[Start of Attachment]
__global__ __launch_bounds__(kBlock) void k_tail_dropmask(MaskJob j, const int64_t *seed, float4 *__restrict__ zero4, int64_t nzero4) {
  mask_blocks(j, seed, zero4, nzero4, blockIdx.x, gridDim.x);
}

constexpr int kTilePitch = BNT + 4;
__device__ __forceinline__ void acc_to_lds(const floatx4 (&acc)[NSUB], const floatx4 (&accg)[NGRP], Cover cv, float *T, int wave,
// ... 473 lines not shown
  const float rstd = rsqrtf(var + eps);
  mu[n] = mean_a;
  sc[n] = gm * rstd;
  be[n] = bt;
  rstd_out[n] = rstd;
  if (running_mean) {
    running_mean[n] = (1.f - momentum) * rm + momentum * (mean_a + mo);
    const float unb = M > 1 ? m2_a / (float)(M - 1) : var;
    running_var[n] = (1.f - momentum) * rv + momentum * unb;
  }
}

template <bool MERGE>
__global__ __launch_bounds__(kBlock) void k_tail_head_fwd(ActDesc x, const float *__restrict__ w, const float *__restrict__ b,
                                                          const float *__restrict__ add, float *__restrict__ out, int M,
                                                          int N, BnFwd bn, int64_t *bump) {
  __shared__ __attribute__((aligned(16))) float cst[MERGE ? 3 * kCstPitch : 4];
  if (bump && blockIdx.x == 0 && threadIdx.x == 0) bump[0] += 1;
  const int lane = threadIdx.x & 63;
  const int wave0 = blockIdx.x * kWavesPerBlock + (threadIdx.x >> 6), nw = gridDim.x * kWavesPerBlock;
  const float bv = b ? b[0] : 0.f;
  auto rows = [&](const auto &act, const auto &between) {
    if (N <= 512) {
      const int c0 = lane * 4, c1 = lane * 4 + 256;
      const bool v0 = c0 < N, v1 = c1 < N;
      const float4 w0 = v0 ? ld4(w + c0) : make_float4(0.f, 0.f, 0.f, 0.f), w1 = v1 ? ld4(w + c1) : make_float4(0.f, 0.f, 0.f, 0.f);
      bool first = true;
      for (int m0 = wave0; m0 < M || first; m0 += 4 * nw) {
        typename std::remove_reference<decltype(act)>::type::Raw r0[4], r1[4];
        if (m0 < M) {
#pragma unroll
          for (int u = 0; u < 4; ++u) {
            const int m = min(m0 + u * nw, M - 1);
            if (v0) r0[u] = act.fetch(m, c0);
            if (v1) r1[u] = act.fetch(m, c1);
          }
        }
        if (first) between();
        first = false;
        if (m0 >= M) break;
#pragma unroll
        for (int u = 0; u < 4; ++u) {
          const int m = m0 + u * nw;
          if (m >= M) break;
          float s = 0.f;
          if (v0) { const float4 a = act.finish(r0[u], act.consts(c0), m, c0); s += a.x * w0.x + a.y * w0.y + a.z * w0.z + a.w * w0.w; }
          if (v1) { const float4 a = act.finish(r1[u], act.consts(c1), m, c1); s += a.x * w1.x + a.y * w1.y + a.z * w1.z + a.w * w1.w; }
          s = wave_sum(s);
          if (lane == 0) out[m] = s + bv + (add ? add[m] : 0.f);
        }
      }
      return;
    }
    between();
    for (int m = wave0; m < M; m += nw) {
      float s = 0.f;
      for (int c = lane * 4; c < N; c += 256) {
        const float4 a = act.finish(act.fetch(m, c), act.consts(c), m, c), ww = ld4(w + c);
        s += a.x * ww.x + a.y * ww.y + a.z * ww.z + a.w * ww.w;
      }
      s = wave_sum(s);
      if (lane == 0) out[m] = s + bv + (add ? add[m] : 0.f);
    }
  };
  const LoadAct act = make_act(x);
  if constexpr (MERGE) {
    const lds_cfp c = as_lds(cst);
    rows(LoadActL{x.Z, x.ld, c, c + kCstPitch, c + 2 * kCstPitch, act.drop}, [&]() {
      bn_merge_fwd<kBlock>(bn, M, N, cst, blockIdx.x == 0, (int)threadIdx.x);
      __syncthreads();
    });
  } else {
    rows(act, []() {});
  }
}

constexpr int kHeadRows = 8;
__global__ __launch_bounds__(kBlock) void k_tail_head_bwd(ActDesc x, const float *__restrict__ g, const float *__restrict__ w,
                                                          float *__restrict__ DY, float *__restrict__ part,
                                                          float *__restrict__ wpart, int M, int N, int reps) {
  const Drop drop = make_drop(x.keep, x.p, x.ld);
  const int c = threadIdx.x * 4;
  const bool cv = c < N;
  float4 s_dy = zero4(), s_dyz = zero4(), s_ga = zero4();
  float s_g = 0.f;
  float4 u_ = zero4(), sc = zero4(), be = zero4(), ww = zero4();
  if (cv) { u_ = ld4(x.mu + c); sc = ld4(x.sc + c); be = ld4(x.be + c); ww = ld4(w + c); }
  const int rows_per = (M + gridDim.x - 1) / gridDim.x;
  const int mb = blockIdx.x * rows_per, me = min(M, mb + rows_per);
  for (int m4 = mb; m4 < me; m4 += kHeadRows) {
    float4 z[kHeadRows];
    uint32_t kb[kHeadRows];
    float gv[kHeadRows];
#pragma unroll
    for (int u = 0; u < kHeadRows; ++u) {
      const int m = min(m4 + u, me - 1);
      gv[u] = g[m];
      if (cv) {
        z[u] = ld4(x.Z + (int64_t)m * x.ld + c);
        kb[u] = drop.fetch(m, c);
      }
    }
    loads_landed();
#pragma unroll
    for (int u = 0; u < kHeadRows; ++u) {
      const int m = m4 + u;
      if (m >= me) break;
      const float gm = gv[u];
      s_g += gm;
      if (!cv) continue;
      const float4 k = drop.scale4(kb[u], c);
      const float4 zc = make_float4(z[u].x - u_.x, z[u].y - u_.y, z[u].z - u_.z, z[u].w - u_.w);
      const float4 pre = make_float4(fmaf(zc.x, sc.x, be.x), fmaf(zc.y, sc.y, be.y), fmaf(zc.z, sc.z, be.z), fmaf(zc.w, sc.w, be.w));
      float4 dy;
      dy.x = pre.x > 0.f ? gm * ww.x * k.x : 0.f;
      dy.y = pre.y > 0.f ? gm * ww.y * k.y : 0.f;
      dy.z = pre.z > 0.f ? gm * ww.z * k.z : 0.f;
      dy.w = pre.w > 0.f ? gm * ww.w * k.w : 0.f;
      st4(DY + (int64_t)m * x.ld + c, dy);
      s_dy.x += dy.x; s_dy.y += dy.y; s_dy.z += dy.z; s_dy.w += dy.w;
      s_dyz.x += dy.x * zc.x; s_dyz.y += dy.y * zc.y; s_dyz.z += dy.z * zc.z; s_dyz.w += dy.w * zc.w;
      s_ga.x += gm * fmaxf(pre.x, 0.f) * k.x; s_ga.y += gm * fmaxf(pre.y, 0.f) * k.y;
      s_ga.z += gm * fmaxf(pre.z, 0.f) * k.z; s_ga.w += gm * fmaxf(pre.w, 0.f) * k.w;
    }
  }
  if (reps > 0) {
    __shared__ float sp[2 * 4 * kBlock + 4 * kBlock + 4];
    float *sw = sp + 2 * 4 * kBlock;
    if (cv) {
      st4(sp + c * 2, make_float4(s_dy.x, s_dyz.x, s_dy.y, s_dyz.y));
      st4(sp + c * 2 + 4, make_float4(s_dy.z, s_dyz.z, s_dy.w, s_dyz.w));
      st4(sw + c, s_ga);
    }
    if (threadIdx.x == 0) sw[N] = s_g;
    lds_barrier();
    const int rr = blockIdx.x % reps;
    float *o = part + (int64_t)rr * N * 2;
    for (int i = threadIdx.x; i < 2 * N; i += kBlock) atomicAdd(o + i, sp[i]);
    float *q = wpart + (int64_t)rr * (N + 4);
    for (int i = threadIdx.x; i <= N; i += kBlock) atomicAdd(q + i, sw[i]);
    return;
  }
  if (cv) {
    float *o = part + ((int64_t)blockIdx.x * N + c) * 2;
    st4(o, make_float4(s_dy.x, s_dyz.x, s_dy.y, s_dyz.y));
    st4(o + 4, make_float4(s_dy.z, s_dyz.z, s_dy.w, s_dyz.w));
    st4(wpart + (int64_t)blockIdx.x * (N + 4) + c, s_ga);
  }
  if (threadIdx.x == 0) wpart[(int64_t)blockIdx.x * (N + 4) + N] = s_g;
}
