@@ -957,36 +954,23 @@
 #pragma unroll
           for (int q = 0; q < 4; ++q) z[p][q] = load1<DT>(d.Z, rowoff + (col + q < N ? col + q : N - 1));
         }
-        if constexpr (OUTER) {
-          if constexpr (RB == 4) {
-            const f32x4 v = gld4(d.y_in + yo[p]);
-#pragma unroll
-            for (int b = 0; b < RB; ++b) y[p][b] = v[b];
-          } else if constexpr (RB == 2) {
-            typedef float f32x2 __attribute__((ext_vector_type(2)));
-            const f32x2 v = *reinterpret_cast<const HDP_GLOBAL f32x2*>(gptr(d.y_in + yo[p]));
-            y[p][0] = v[0];
-            y[p][1] = v[1];
-          } else {
-#pragma unroll
-            for (int b = 0; b < RB; ++b) y[p][b] = gld1(d.y_in + yo[p] + b);
-          }
-        }
+      }
+      if constexpr (OUTER) {
+#pragma unroll
+        for (int b = 0; b < RB; ++b) y[b] = gld4(d.y_in + yo + 64 * b);
       }
       __builtin_amdgcn_sched_barrier(0);
       if (lk + 1 < nfull) {
         ++lk;
         zd += zstep;
 #pragma unroll
-        for (int p = 0; p < 4; ++p) {
-          zo[p] += zstep;
-          yo[p] += 16 * d.yrs;
-        }
+        for (int p = 0; p < 4; ++p) zo[p] += zstep;
+        yo += 16 * d.yrs;
       }
     };
     if constexpr (K32O) {
       f32x4 za0[4], za1[4], zb0[4], zb1[4];
-      float ya0[4][RB], ya1[4][RB], yb0[4][RB], yb1[4][RB];
+      f32x4 ya0[RB], ya1[RB], yb0[RB], yb1[RB];
       load(za0, ya0);
       load(za1, ya1);
       for (int k = 0; k < nfull; k += 4) {
@@ -1000,7 +984,7 @@
     } else if constexpr (OCC == 1) {
       constexpr int NS = (DT == HDP_BF16 && MODE == kSwProj) ? kBfSets : 3;
       f32x4 zz[NS][4];
-      float yy[NS][4][RB];
+      f32x4 yy[NS][RB];
 #pragma unroll
       for (int j = 0; j + 1 < NS; ++j) load(zz[j], yy[j]);
       for (int k = 0; k < nfull; k += NS) {
@@ -1012,7 +996,7 @@
       }
     } else {
       f32x4 z0[4], z1[4];
-      float y0[4][RB], y1[4][RB];
+      f32x4 y0[RB], y1[RB];
       load(z0, y0);
       for (int k = 0; k < nfull; k += 2) {
         load(z1, y1);
@@ -1025,7 +1009,7 @@
   if (nfull < n) {
     const int s = s0 + nfull;
     f32x4 z[4];
-    float y[4][RB];
+    f32x4 y[RB];
     if constexpr (DL) {
       typedef uint32_t u32x4d __attribute__((ext_vector_type(4)));
       int64_t row = 16 * (int64_t)s + li;
@@ -1043,10 +1027,10 @@
 #pragma unroll
         for (int q = 0; q < 4; ++q) z[p][q] = load1<DT>(d.Z, row * N + (col + q < N ? col + q : N - 1));
       }
-      if constexpr (OUTER) {
-#pragma unroll
-        for (int b = 0; b < RB; ++b) y[p][b] = gld1(d.y_in + row * d.yrs + li * d.yls + b);
-      }
+    }
+    if constexpr (OUTER) {
+#pragma unroll
+      for (int b = 0; b < RB; ++b) y[b] = gld4(d.y_in + ((4 * s + g) * d.yrs + li) * 4 + 64 * b);
     }
     if constexpr (K32O)
       pair(z, y, z, y, s, false, true);
@@ -1151,10 +1135,9 @@
   }
   const int rp = ya.rp;
   const int64_t e = 4 * f, t = e / rp;
-  const int j0 = (int)(e % rp), b = j0 / 16, li0 = j0 % 16;
-  float* dst = d.y + t * d.ys + b;
-#pragma unroll
-  for (int k = 0; k < 4; ++k) gst1(dst + (li0 + k) * d.sl, acc[k]);
+  const int j0 = (int)(e % rp), b = d.b0 + j0 / 16, li0 = j0 % 16;
+#pragma unroll
+  for (int k = 0; k < 4; ++k) gst1(d.y + y_index(t, b, li0 + k, d.sl), acc[k]);
 }
 
 struct SwFinishArgs {
diff --git a/hd-pissa_amd/csrc/hdp_sweep_plan.h b/hd-pissa_amd/csrc/hdp_sweep_plan.h
--- a/hd-pissa_amd/csrc/hdp_sweep_plan.h
+++ b/hd-pissa_amd/csrc/hdp_sweep_plan.h
@@ -62,11 +62,15 @@
   int rbr[kSwMaxBlk], accb[kSwMaxBlk];
 };
 
+constexpr int64_t y_index(int64_t t, int b, int li, int nb) {
+  return ((((t / 16 * 4 + t % 4) * nb + b) * 16 + li) * 4) + t % 16 / 4;
+}
+
 struct YRedDesc {
   const float* slab;
   float* y;
   int64_t T;
-  int nct, ys, sl, pad;
+  int nct, ys, sl, b0;
 };
 
 struct SwFinishSide {
@@ -276,19 +280,19 @@
   for (int i = 0; i < n; ++i) {
     const ProbeDesc& p = ga.d[i];
     const int S = (int)((p.T + 15) / 16);
+    const int64_t T16 = 16 * (int64_t)S;
     const int si = set_of[i];
     s1x[i] = si >= 0 ? 1 : (p.in <= p.out);
     SweepDesc x = side_desc(p, true, RB, S), gg = side_desc(p, false, RB, S);
     if (si >= 0) {
       const ProbeDesc& lead = ga.d[sets[si][0]];
-      gg.y_in = lead.yH + 16 * blk0[i];
-      gg.yrs = 4 * 16;
+      gg.y_in = lead.yH + (int64_t)blk0[i] * 16 * T16;
       if (sets[si][0] == i) {
         SweepDesc fx = x;
         fx.nb = RB * (int)sets[si].size();
         fx.y_in = lead.yJ;
-        fx.yrs = 4 * 16;
-        fx.yls = 4;
+        fx.yrs = 16 * kSwMaxBlk;
+        fx.yls = kSwMaxBlk;
         for (int m = 0; m < (int)sets[si].size(); ++m) {
           const SweepDesc xm = side_desc(ga.d[sets[si][m]], true, RB, S);
           for (int bb = 0; bb < RB; ++bb) {
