# jianzhnie/RLZero

Hardware: AMD Instinct MI355X
Metric: mcts_sims_per_sec (higher is better)
Workload: dtype f32 net (hi + lo f16 operand pairs on the f16 MFMA pipe, f32 accumulation) / f64 tree

## Files before the change

profiles/microbench/delta_resident_phases.py:

```python
import ctypes, os, sys
sys.path.insert(0, os.environ.get('GRAFT_REPO_ROOT', '.'))
import rlzero_amd._hip as H
H.library_path = lambda: os.environ.get('RZ_NETPROF_LIB') or os.path.join(os.path.dirname(os.path.abspath(__file__)), 'librlzero_netprof.so')
import rlzero_amd._build as B
B.needs_build = lambda: False
import numpy as np, torch
from rlzero_amd.engine import HipNetEvaluator, MCTSEngine
from rlzero_amd.games.gomoku.policy_value_net import PolicyValueNet
lib = H.load()
NAMES = [(0, 'leaf + changed cells'), (1, 'distances, requests, ranks'), (3, 'maps, base records'), (4, 'bar'), (5, 'conv1'), (6, 'bar'), (7, 'conv2'),
         (9, 'bar + conv3 + heads'), (10, 'bar'), (11, 'features'), (12, 'bar'), (16, 'value layer'), (17, 'expand + backup'),
         (2, 'sel: root record'), (8, 'sel: root scan / answer'), (13, 'sel: level-0 cell'), (14, 'sel: deeper levels'), (15, 'sel: terminal test + leaf stores'),
         (18, 'selection (rest: hand-over)'), (19, 'wave 1: pre-scan'), (20, 'wave 1: wait behind it')]
sizes = [int(a) for a in sys.argv[1:]] or [1, 256, 512]
for games in sizes:
    torch.manual_seed(0)
    net = PolicyValueNet(15).to('cuda:0')
    ev = HipNetEvaluator(net, 15, 'cuda:0', max_boards=games)
    sims = 800
    eng = MCTSEngine(15, 5, n_games=games, n_playout=sims, device='cuda:0', add_noise=True)
    eng.reset_games()
    assert ev.resident_ok(eng) and ev.resident_delta_ok(eng)
    rng = np.random.default_rng(0)
    for ply in range(6):
        eng.sim_chunk(ev, 40)
        visits = eng.root_visits()
        moves = np.array([int(rng.choice(np.flatnonzero(v > 0))) for v in visits], dtype=np.int32)
        eng.advance(moves)
        eng.step(moves)
    a, b = torch.cuda.Event(enable_timing=True), torch.cuda.Event(enable_timing=True)
    ev.hip.delta_stats(reset=True)
    a.record(); eng.sim_chunk(ev, sims); b.record(); torch.cuda.synchronize()
    st = ev.hip.delta_stats()
    out = (ctypes.c_longlong * 24)()
    assert lib.rz_net_debug_profile(out) == 0
    us = 1e3 * a.elapsed_time(b) / sims
    total = out[23] / sims
    print('%d games, %d simulations: %.2f us per simulation of a game (events, bases included), %d cycles (%.2f GHz); %.2f conv3 / %.2f conv2 tiles, %.2f changed cells per leaf, %d leaves without a base' % (
        games, sims, us, total, total / us / 1e3, st['tiles3'] / max(1, st['delta'] + st['no_base']), st['tiles2'] / max(1, st['delta'] + st['no_base']),
        st['cells'] / max(1, st['delta'] + st['no_base']), st['no_base']))
    print('   ' + '  '.join('%s=%d' % (nm, out[k] / sims) for k, nm in NAMES) + '  prescans=%d' % st['prescans'], flush=True)
    eng.close(); ev.hip.close()
```

rlzero_amd/csrc/rz_delta.h:

```cpp
#ifndef RZ_DELTA_TREE_PRIO
#define RZ_DELTA_TREE_PRIO 1
#endif
#ifndef RZ_DELTA_PRO_PRIO
#define RZ_DELTA_PRO_PRIO 0
#endif
#ifndef RZ_DELTA_PRESCAN
#define RZ_DELTA_PRESCAN 1
#endif

namespace dl {

using sp::f16x4;
using sp::f16x8;
typedef const __attribute__((address_space(3))) f16x8 *lds_frag;
typedef const __attribute__((address_space(3))) uint32_t *lds_u32;
typedef __attribute__((address_space(3))) f16x4 *lds_h4;
typedef __attribute__((address_space(3))) f32x4 *lds_v4;

constexpr int kC1Slots = 128, kC2Slots = 164;
constexpr int kT1 = 4, kT2 = 8, kT3 = 8;
constexpr int kMaxD = 4;
constexpr int P1 = rt::Geo<32>::pos_bytes, P2 = rt::Geo<64>::pos_bytes;
constexpr int kGrid = kRowW * kRowW;
constexpr int kShareFloats = kT3 * 4 * 96;
constexpr int kHeadW = 128 * 6 * 4 + 128 * 4 + 32;
constexpr int kOffC1 = sp::kInPieceBytes, kOffC2 = kOffC1 + kC1Slots * P1, kOffZero = kOffC2 + kC2Slots * P2, kOffHead = kOffZero + P2,
              kOffMap1 = kOffHead + kHeadW, kOffMap2 = kOffMap1 + kGrid * 4, kOffList = kOffMap2 + kGrid * 4,
              kLdsBytes = kOffList + 3 * 128 * 2;
static_assert(kShareFloats * 4 <= kC1Slots * P1, "the shares lie inside conv1's records (dead behind conv2)");
constexpr int kWinSets = rzw::kRadii * rzw::kWords, kWinLds = kWinSets * 8 + kWinSets * 4 + 16;
static_assert(2 * (kLdsBytes + 512 * 4 + 4 * 64 * 4 + 80 + kWinLds + (int)sizeof(rzt::RootPre) + 512) <= 160 * 1024,
              "two workgroups per CU, also of the resident search (value row, K-quarter sums, leaf, window sets, root pre-scan)");
static_assert(kOffC1 % 16 == 0 && kOffZero % 16 == 0 && kOffHead % 16 == 0 && kOffMap1 % 16 == 0, "alignment");

constexpr int kCells = RZ_MAX_BOARD_SIZE * RZ_MAX_BOARD_SIZE;
struct BaseHdr {
    uint64_t stones[2 * RZ_BOARD_WORDS];
    int32_t to_move, valid, pad[2];
};
constexpr size_t kBaseC2 = (size_t)kCells * 128, kBaseV = kBaseC2 + (size_t)kCells * 256, kBaseBytes = kBaseV + (size_t)6 * kCells * 4;

struct DeltaArgs {
    BaseHdr *hdr;
    char *recs;
    const uint8_t *active;
    float *feat32;
    unsigned *stats;
    int mode;
    int bw_rcp;
    const uint64_t *win;
};

__device__ __forceinline__ uint32_t lds_addr(const void *p) {
    return (uint32_t)(uintptr_t)((const __attribute__((address_space(3))) char *)p);
}

constexpr int unit_tiles(int nt) { return nt <= 3 ? nt : (nt + 1) / 2; }
constexpr int units_of(int nt) { return (nt + unit_tiles(nt) - 1) / unit_tiles(nt); }

template <int CIN, int NT, int UT>
__device__ __forceinline__ void read_unit(f16x8 (&b)[UT][2], const uint32_t (&rec)[NT][3], int h, int dy, int c) {
#pragma unroll
    for (int i = 0; i < UT; ++i) {
        const int t = h * UT + i;
        if (t < NT) {
            const uint32_t r = rec[t][dy] + (uint32_t)(c * 64);
            b[i][0] = *(lds_frag)(uintptr_t)r;
            b[i][1] = *(lds_frag)(uintptr_t)(r + CIN * 2);
        }
    }
}
template <int TM, int NT, int UT>
__device__ __forceinline__ void mfma_unit(f32x4 (&acc)[TM][NT], const f16x8 (&a)[TM][2], const f16x8 (&b)[UT][2], int h) {
#pragma unroll
    for (int combo = 0; combo < 3; ++combo)
#pragma unroll
        for (int i = 0; i < UT; ++i) {
            const int t = h * UT + i;
            if (t < NT) {
#pragma unroll
                for (int m = 0; m < TM; ++m)
                    acc[m][t] = __builtin_amdgcn_mfma_f32_16x16x32_f16(a[m][combo == 2], b[i][combo == 1], acc[m][t], 0, 0, 0);
            }
        }
}
template <int NT>
__device__ __forceinline__ void lookup(uint32_t (&rec)[NT][3], lds_u32 map, const int (&pos19)[NT], int dx, int g) {
#pragma unroll
    for (int t = 0; t < NT; ++t)
#pragma unroll
        for (int dy = 0; dy < 3; ++dy) rec[t][dy] = map[pos19[t] + dx + dy * kRowW] + (uint32_t)(g * 16);
}

template <int NT>
__device__ __forceinline__ void conv2_g(lds_u32 map, const int (&pos19)[NT], int lane, const f16x8 (&a2)[9][1][2], f32x4 (&acc)[1][NT]) {
    static_assert(NT <= 4, "one unit per step");
    const int g = lane >> 4;
#pragma unroll
    for (int t = 0; t < NT; ++t) acc[0][t] = f32x4{0.f, 0.f, 0.f, 0.f};
    constexpr int AHEAD = NT <= 2 ? 2 : 1;
    uint32_t rec[3][NT][3];
    f16x8 b[AHEAD + 1][NT][2];
#pragma unroll
    for (int dx = 0; dx < 3; ++dx) lookup<NT>(rec[dx], map, pos19, dx, g);
#pragma unroll
    for (int u = 0; u < AHEAD; ++u) read_unit<32, NT, NT>(b[u], rec[u / 3], 0, u % 3, 0);
#pragma unroll
    for (int u = 0; u < 9; ++u) {
        const int dx = u / 3, dy = u % 3;
        if (u + AHEAD < 9) read_unit<32, NT, NT>(b[(u + AHEAD) % (AHEAD + 1)], rec[(u + AHEAD) / 3], 0, (u + AHEAD) % 3, 0);
        mfma_unit<1, NT, NT>(acc, a2[dy * 3 + dx], b[u % (AHEAD + 1)], 0);
        __builtin_amdgcn_sched_barrier(0);
    }
}
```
[End of Attachment]
#### Directions for this task:
How many of the lines in this material contain the word "OUTER"? State the number and nothing else.

#### Your solution:
4